Collected data:
####
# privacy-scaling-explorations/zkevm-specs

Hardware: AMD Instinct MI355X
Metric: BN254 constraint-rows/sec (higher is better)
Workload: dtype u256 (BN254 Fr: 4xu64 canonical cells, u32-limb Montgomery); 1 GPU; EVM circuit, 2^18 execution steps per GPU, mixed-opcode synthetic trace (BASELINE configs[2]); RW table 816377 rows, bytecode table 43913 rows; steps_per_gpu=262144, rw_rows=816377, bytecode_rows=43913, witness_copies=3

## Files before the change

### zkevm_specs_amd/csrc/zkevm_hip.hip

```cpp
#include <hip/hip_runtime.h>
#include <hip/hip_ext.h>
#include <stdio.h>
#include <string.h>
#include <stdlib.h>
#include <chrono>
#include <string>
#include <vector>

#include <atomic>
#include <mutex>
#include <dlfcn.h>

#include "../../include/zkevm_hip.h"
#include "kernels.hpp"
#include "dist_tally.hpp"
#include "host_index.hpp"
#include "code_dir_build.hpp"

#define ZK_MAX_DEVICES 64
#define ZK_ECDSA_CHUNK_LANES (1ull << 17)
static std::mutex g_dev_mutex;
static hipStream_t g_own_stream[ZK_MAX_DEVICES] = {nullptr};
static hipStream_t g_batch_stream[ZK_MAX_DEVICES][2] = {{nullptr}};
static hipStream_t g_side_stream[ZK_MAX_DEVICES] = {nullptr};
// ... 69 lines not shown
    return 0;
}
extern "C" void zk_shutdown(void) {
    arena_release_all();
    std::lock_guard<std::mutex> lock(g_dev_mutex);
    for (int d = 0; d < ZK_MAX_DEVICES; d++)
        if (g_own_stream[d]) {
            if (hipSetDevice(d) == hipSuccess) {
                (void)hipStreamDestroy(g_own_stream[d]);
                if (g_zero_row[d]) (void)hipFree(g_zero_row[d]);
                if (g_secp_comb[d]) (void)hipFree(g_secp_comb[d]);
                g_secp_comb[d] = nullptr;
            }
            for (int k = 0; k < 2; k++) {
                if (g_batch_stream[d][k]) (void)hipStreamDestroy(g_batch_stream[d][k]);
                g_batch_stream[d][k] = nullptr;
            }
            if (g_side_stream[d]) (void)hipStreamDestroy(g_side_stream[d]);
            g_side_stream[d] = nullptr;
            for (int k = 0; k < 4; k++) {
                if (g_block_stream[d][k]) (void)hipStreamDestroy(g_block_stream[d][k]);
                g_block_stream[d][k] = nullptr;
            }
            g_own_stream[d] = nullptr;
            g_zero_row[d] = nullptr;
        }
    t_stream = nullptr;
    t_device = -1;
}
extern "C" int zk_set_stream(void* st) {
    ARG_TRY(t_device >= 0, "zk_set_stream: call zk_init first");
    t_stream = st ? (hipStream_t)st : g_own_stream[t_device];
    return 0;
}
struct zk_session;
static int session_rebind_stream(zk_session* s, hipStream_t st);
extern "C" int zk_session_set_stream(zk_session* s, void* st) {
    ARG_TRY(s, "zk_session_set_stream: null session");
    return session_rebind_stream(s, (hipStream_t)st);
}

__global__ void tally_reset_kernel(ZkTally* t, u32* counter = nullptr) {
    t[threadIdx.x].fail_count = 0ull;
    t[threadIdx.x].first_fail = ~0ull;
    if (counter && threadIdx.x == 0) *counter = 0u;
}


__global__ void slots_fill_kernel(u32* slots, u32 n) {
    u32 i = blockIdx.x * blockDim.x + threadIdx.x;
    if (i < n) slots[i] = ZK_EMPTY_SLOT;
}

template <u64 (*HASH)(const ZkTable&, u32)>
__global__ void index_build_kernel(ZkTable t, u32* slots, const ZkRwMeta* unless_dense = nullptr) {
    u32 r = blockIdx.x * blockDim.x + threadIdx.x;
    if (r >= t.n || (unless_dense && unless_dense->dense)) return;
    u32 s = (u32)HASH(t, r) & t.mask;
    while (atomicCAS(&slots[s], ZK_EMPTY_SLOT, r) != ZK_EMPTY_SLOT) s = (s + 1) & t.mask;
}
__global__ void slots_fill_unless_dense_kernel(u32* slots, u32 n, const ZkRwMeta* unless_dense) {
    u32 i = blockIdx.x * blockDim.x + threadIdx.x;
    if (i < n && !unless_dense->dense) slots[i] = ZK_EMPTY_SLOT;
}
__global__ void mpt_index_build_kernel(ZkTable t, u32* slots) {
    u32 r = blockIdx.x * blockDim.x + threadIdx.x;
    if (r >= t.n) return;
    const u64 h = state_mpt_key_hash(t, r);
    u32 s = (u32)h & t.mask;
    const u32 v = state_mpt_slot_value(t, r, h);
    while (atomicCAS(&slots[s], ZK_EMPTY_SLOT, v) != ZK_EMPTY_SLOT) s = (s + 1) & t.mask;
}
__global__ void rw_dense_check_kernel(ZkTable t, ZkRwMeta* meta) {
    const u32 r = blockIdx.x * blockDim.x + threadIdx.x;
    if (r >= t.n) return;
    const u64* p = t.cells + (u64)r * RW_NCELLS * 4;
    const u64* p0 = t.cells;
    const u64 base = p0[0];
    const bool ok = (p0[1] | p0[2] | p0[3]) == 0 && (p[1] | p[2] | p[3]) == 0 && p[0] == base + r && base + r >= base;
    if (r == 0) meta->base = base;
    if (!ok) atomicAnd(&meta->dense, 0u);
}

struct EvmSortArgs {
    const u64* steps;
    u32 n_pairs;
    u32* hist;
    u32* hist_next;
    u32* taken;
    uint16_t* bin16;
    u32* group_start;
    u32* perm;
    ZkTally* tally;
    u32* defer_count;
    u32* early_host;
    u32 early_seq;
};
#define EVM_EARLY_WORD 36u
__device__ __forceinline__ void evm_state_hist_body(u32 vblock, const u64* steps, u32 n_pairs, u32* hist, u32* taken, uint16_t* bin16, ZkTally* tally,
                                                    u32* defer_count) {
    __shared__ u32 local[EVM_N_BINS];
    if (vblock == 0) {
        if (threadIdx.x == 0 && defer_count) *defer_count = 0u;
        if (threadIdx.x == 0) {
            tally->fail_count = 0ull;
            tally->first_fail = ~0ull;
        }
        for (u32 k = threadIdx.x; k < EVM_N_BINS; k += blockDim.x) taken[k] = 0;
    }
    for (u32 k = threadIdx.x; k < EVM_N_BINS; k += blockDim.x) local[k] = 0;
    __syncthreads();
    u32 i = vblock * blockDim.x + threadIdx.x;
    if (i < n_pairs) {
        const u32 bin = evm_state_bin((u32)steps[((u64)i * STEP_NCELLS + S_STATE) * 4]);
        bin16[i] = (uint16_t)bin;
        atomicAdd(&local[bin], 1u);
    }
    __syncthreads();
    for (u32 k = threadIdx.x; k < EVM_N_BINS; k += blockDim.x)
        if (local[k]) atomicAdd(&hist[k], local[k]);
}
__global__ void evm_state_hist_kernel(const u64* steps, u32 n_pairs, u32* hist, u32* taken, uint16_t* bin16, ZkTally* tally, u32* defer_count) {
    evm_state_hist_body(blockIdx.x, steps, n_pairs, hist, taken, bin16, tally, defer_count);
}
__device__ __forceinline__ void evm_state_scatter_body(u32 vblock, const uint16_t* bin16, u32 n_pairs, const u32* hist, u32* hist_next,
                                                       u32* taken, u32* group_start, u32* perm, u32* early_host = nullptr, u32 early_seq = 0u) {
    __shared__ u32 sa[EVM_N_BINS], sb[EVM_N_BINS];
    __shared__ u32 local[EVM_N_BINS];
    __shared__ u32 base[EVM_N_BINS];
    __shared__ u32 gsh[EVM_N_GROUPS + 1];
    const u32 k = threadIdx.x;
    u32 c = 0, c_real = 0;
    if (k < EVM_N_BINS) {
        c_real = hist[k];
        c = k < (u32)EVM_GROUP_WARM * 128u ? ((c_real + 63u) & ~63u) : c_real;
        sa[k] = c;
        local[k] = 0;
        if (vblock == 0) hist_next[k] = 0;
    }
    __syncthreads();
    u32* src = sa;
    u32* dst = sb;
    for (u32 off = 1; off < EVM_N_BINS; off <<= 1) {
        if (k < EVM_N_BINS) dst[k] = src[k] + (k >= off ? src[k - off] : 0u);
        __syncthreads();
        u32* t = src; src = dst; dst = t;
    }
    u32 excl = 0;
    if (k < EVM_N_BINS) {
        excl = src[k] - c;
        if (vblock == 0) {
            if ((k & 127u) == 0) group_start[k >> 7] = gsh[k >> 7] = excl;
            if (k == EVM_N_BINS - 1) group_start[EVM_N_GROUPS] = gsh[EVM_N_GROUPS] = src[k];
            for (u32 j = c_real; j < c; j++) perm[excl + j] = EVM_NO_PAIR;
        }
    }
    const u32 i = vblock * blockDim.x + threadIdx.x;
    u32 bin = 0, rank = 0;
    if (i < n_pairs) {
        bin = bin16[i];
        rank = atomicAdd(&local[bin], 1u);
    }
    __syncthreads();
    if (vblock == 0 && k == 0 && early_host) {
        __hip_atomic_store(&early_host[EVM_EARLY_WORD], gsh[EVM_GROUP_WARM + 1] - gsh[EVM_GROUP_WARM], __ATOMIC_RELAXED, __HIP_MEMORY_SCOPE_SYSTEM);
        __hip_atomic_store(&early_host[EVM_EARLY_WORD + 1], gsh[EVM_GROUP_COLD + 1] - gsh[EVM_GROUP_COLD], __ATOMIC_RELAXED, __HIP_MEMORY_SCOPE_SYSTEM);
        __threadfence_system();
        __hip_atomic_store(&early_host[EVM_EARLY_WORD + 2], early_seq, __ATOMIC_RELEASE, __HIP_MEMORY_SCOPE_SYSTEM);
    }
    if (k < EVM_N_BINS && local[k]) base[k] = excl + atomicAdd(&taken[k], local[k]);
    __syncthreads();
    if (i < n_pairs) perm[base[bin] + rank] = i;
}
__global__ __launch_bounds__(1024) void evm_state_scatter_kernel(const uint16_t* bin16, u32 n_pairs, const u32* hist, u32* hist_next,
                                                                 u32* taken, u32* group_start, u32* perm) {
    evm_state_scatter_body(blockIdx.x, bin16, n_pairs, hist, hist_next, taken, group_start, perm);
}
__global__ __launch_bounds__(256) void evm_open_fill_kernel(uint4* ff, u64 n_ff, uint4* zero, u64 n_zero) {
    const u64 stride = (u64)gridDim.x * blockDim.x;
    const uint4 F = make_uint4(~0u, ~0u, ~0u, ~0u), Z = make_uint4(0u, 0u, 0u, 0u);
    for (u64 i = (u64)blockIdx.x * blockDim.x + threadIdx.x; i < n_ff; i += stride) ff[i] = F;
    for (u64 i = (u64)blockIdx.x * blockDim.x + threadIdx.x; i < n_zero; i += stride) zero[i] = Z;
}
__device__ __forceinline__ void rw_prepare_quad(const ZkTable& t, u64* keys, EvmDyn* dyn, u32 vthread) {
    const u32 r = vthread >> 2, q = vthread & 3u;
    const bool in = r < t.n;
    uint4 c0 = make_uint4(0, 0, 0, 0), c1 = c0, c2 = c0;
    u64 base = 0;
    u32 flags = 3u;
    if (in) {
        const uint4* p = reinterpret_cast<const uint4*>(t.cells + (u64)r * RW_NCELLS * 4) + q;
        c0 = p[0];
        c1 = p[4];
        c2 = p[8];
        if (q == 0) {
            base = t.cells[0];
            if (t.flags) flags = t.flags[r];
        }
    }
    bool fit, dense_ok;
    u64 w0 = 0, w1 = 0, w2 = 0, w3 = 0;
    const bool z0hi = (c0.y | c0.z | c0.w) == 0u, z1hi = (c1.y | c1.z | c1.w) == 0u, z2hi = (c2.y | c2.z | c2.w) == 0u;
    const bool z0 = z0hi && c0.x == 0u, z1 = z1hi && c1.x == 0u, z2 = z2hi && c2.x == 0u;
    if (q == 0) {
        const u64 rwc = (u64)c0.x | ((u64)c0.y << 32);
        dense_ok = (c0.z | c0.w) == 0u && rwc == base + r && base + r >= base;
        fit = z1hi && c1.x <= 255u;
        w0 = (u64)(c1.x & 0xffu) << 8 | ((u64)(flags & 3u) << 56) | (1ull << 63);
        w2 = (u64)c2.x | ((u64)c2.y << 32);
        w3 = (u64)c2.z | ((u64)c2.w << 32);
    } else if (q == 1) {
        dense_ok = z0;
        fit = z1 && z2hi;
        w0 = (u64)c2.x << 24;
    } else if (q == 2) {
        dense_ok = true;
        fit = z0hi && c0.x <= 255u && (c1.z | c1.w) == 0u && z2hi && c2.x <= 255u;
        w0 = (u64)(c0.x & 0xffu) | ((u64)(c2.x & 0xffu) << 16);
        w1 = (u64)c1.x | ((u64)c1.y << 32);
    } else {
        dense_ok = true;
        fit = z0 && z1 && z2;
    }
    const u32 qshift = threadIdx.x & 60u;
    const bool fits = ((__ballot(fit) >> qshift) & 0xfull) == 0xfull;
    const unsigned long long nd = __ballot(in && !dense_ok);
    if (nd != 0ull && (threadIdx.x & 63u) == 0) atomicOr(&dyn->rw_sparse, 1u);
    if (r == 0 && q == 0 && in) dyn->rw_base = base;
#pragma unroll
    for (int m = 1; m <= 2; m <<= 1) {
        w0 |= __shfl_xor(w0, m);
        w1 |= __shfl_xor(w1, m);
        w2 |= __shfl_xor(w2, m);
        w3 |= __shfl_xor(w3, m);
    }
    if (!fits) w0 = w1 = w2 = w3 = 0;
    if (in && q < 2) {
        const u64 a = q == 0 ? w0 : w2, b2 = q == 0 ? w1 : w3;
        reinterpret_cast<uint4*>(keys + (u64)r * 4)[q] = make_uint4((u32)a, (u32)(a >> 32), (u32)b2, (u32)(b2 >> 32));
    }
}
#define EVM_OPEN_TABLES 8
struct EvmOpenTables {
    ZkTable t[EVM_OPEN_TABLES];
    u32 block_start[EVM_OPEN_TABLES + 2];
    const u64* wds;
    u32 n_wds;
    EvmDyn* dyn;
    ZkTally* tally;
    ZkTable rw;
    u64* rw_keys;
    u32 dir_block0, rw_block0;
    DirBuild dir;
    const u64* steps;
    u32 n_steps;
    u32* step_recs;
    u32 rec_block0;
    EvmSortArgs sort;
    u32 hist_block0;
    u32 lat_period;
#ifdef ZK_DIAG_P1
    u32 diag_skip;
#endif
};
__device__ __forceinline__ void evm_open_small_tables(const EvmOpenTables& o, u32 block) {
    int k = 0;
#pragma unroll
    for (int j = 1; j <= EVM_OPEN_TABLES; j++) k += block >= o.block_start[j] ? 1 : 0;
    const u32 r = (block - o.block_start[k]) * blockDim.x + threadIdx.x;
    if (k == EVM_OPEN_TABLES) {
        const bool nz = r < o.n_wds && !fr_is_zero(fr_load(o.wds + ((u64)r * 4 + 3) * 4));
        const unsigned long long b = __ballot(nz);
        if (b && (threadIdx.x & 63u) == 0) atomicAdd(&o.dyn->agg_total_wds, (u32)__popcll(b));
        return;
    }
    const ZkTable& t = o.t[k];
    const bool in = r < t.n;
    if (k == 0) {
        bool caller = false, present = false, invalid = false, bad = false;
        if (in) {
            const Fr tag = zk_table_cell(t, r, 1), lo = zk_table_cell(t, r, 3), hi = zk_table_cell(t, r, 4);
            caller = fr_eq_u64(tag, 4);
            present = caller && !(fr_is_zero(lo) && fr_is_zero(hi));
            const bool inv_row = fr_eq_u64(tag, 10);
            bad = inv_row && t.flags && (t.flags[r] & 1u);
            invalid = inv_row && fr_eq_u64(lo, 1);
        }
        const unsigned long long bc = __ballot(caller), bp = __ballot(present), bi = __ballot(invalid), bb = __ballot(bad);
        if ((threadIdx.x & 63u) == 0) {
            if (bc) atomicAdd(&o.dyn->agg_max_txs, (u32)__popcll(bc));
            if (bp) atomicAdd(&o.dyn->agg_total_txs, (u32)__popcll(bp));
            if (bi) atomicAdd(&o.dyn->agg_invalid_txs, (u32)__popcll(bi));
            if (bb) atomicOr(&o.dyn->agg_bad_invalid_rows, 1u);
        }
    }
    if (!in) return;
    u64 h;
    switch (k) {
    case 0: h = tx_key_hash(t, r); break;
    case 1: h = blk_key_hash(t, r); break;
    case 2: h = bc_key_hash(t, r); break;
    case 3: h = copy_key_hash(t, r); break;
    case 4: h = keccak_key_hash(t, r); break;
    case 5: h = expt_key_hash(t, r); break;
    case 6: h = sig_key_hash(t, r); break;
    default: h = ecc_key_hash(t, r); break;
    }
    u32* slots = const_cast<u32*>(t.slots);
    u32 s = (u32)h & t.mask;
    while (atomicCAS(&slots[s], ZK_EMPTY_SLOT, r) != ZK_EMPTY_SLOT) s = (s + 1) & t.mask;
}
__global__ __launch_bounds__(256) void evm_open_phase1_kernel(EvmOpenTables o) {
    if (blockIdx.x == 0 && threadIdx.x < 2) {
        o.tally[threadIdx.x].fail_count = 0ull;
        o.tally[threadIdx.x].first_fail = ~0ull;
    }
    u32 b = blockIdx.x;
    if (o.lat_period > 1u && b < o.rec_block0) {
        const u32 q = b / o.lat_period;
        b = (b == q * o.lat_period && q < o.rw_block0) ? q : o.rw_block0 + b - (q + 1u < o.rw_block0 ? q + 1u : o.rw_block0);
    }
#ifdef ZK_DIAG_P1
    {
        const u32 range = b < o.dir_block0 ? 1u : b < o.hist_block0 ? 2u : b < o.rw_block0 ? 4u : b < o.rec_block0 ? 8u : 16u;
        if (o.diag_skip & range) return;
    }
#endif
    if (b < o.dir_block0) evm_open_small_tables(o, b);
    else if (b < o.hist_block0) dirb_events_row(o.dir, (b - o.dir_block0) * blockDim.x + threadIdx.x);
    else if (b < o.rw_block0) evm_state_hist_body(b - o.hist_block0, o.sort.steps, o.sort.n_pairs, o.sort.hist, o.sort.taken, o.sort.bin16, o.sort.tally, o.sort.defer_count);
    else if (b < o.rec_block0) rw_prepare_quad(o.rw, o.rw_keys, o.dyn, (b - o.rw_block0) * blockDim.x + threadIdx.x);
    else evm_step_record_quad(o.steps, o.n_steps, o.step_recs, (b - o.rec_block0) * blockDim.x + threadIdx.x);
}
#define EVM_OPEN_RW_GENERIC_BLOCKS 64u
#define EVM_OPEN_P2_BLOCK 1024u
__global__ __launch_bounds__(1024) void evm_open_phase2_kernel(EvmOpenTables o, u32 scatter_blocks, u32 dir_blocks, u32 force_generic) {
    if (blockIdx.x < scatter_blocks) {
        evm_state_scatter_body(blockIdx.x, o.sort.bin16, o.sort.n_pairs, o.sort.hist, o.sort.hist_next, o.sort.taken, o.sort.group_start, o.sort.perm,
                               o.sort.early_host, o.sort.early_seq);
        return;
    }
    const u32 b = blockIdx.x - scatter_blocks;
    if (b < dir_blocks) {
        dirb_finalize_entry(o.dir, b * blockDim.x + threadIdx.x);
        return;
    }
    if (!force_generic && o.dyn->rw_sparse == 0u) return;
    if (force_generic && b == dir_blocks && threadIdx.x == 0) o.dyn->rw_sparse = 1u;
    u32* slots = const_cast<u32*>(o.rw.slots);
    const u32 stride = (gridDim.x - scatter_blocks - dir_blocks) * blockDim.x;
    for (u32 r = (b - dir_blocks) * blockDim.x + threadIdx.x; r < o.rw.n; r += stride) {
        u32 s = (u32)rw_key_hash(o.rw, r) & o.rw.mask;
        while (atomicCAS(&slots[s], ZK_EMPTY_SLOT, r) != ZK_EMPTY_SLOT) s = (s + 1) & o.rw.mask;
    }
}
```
####
• WHAT THE TASK ASKS: Once you have found every line above holding the word "rank", copy those lines.

• OUTPUT OF THE EXERCISE:
    u32 bin = 0, rank = 0;
        rank = atomicAdd(&local[bin], 1u);
    if (i < n_pairs) perm[base[bin] + rank] = i;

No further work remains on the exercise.